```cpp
#define FBR_G64_LANECOL_RHS 24
static inline std::vector<int> fbr_gram64_lane_columns(const FbrGram64Producer &pr, int L)
{
    std::vector<int> t((size_t)pr.nparts * L * 64, -1);
    for (int pq = 0; pq < pr.nparts; pq++)
        for (int l = 0; l < L; l++)
            for (int r = 0; r < FBR_G64_MAXK; r++) {
                int *row = &t[((size_t)pq * L + l) * 64];
                for (int p = 0; p < 10; p++) {
                    const int c = pr.lcol[((size_t)pq * L + l) * 10 + p];
// ... 122 lines not shown
        const int ls = min(lane, valid - 1);
        const long s = base + ls;
        const bool live = lane < valid;
        const double *mysq = sq + ls * ldn, *mysdq = sdq + ls * ldn, *mysddq = sddq + ls * ldn, *myw = sw + ls * ldw, *myt = st + ls * ldw;
        const long slot_off = blk * blk_doubles + (long)(lane >> 5) * 512;
        const int s31 = lane & 31;
        auto state = [&](int d, double &a, double &b, double &c) {
            a = mysq[d];
            b = mysdq[d];
            c = mysddq[d];
        };
        auto basest = [&](double *v6, double *a6, double *e3) {
            for (int i = 0; i < 6; i++) {
                v6[i] = bv[s * 6 + i];
                a6[i] = ba[s * 6 + i];
            }
            for (int i = 0; i < 3; i++) e3[i] = rpy[s * 3 + i];
        };
        auto save = [&](int b, int i, double v) { scr[(b * FBR_LINK_REC + i) * 64] = v; };
        auto load = [&](int b, int i) { return scr[(b * FBR_LINK_REC + i) * 64]; };
        auto consts = [&](int l, double *rR, double *rp, double *ax) {
            const fbr_cdouble_ptr cR = (fbr_cdouble_ptr)(unsigned long)m.restR, cp = (fbr_cdouble_ptr)(unsigned long)m.restp,
                                  ca = (fbr_cdouble_ptr)(unsigned long)m.axis;
            for (int i = 0; i < 9; i++) rR[i] = cR[9 * l + i];
            for (int i = 0; i < 3; i++) {
                rp[i] = cp[3 * l + i];
                ax[i] = ca[3 * l + i];
            }
        };
        const unsigned vlane = (unsigned)(((unsigned long)slot_off + (unsigned long)s31) << 3);
        auto link = [&](int l, int depth, const double *rec, const double (*Sst)[6], const int *lvd, double *F) {
            (void)F;
            if (wr.base_only) depth = 0;
            int mycol = -1;
            if (domom) mycol = glcol[l * 64];
            __builtin_amdgcn_s_waitcnt(0x0F70);
            double macc = 0.0;
            auto mom_sum = [&](auto g0c, auto ngc, auto p0c, auto nqc, const double *v, int r) {
                constexpr int G0 = decltype(g0c)::value, NG = decltype(ngc)::value, P0 = decltype(p0c)::value, NQ = decltype(nqc)::value;
                double u[NG];
#pragma unroll
                for (int i = 0; i < NG; i++) u[i] = (G0 + i >= P0 && G0 + i < P0 + NQ) ? v[G0 + i - P0] : 0.0;
                const double sum = fbr_mom_lanes_sum<NG>(u, live, mx);
                if (G0 == 0 ? (lane & 15) == 6 * r : (lane & 7) == 1 + 6 * r) macc += sum;
            };
            long d10[10], dF[4];
#pragma unroll
            for (int pp = 0; pp < 10; pp++) d10[pp] = cdst[((long)part * m.L + l) * FBR_G64_WORDS + pp];
#pragma unroll
            for (int pp = 0; pp < 4; pp++) dF[pp] = cdst[((long)part * m.L + l) * FBR_G64_WORDS + 10 + pp];
            auto ft_of = [&](int ro, double *F) {
#pragma unroll
                for (int i = 0; i < 6; i++)
                    if (i < m.fb) F[i] = myt[ro + i];
#pragma unroll
                for (int j = 0; j < MAXD; j++)
                    if (j < depth) {
                        const double tj = myt[ro + m.fb + lvd[j]];
#pragma unroll
                        for (int i = 0; i < 6; i++) F[i] += Sst[j][i] * tj;
                    }
            };
            double Ft[6] = {0.0, 0.0, 0.0, 0.0, 0.0, 0.0};
            if constexpr (KR == 1) {
                if (wr.k) {
#pragma unroll
// ... 422 lines not shown
```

## Your task:
This exercise needs every line of the listing that contains the word "mysq".

## Solved problem:
        const double *mysq = sq + ls * ldn, *mysdq = sdq + ls * ldn, *mysddq = sddq + ls * ldn, *myw = sw + ls * ldw, *myt = st + ls * ldw;
            a = mysq[d];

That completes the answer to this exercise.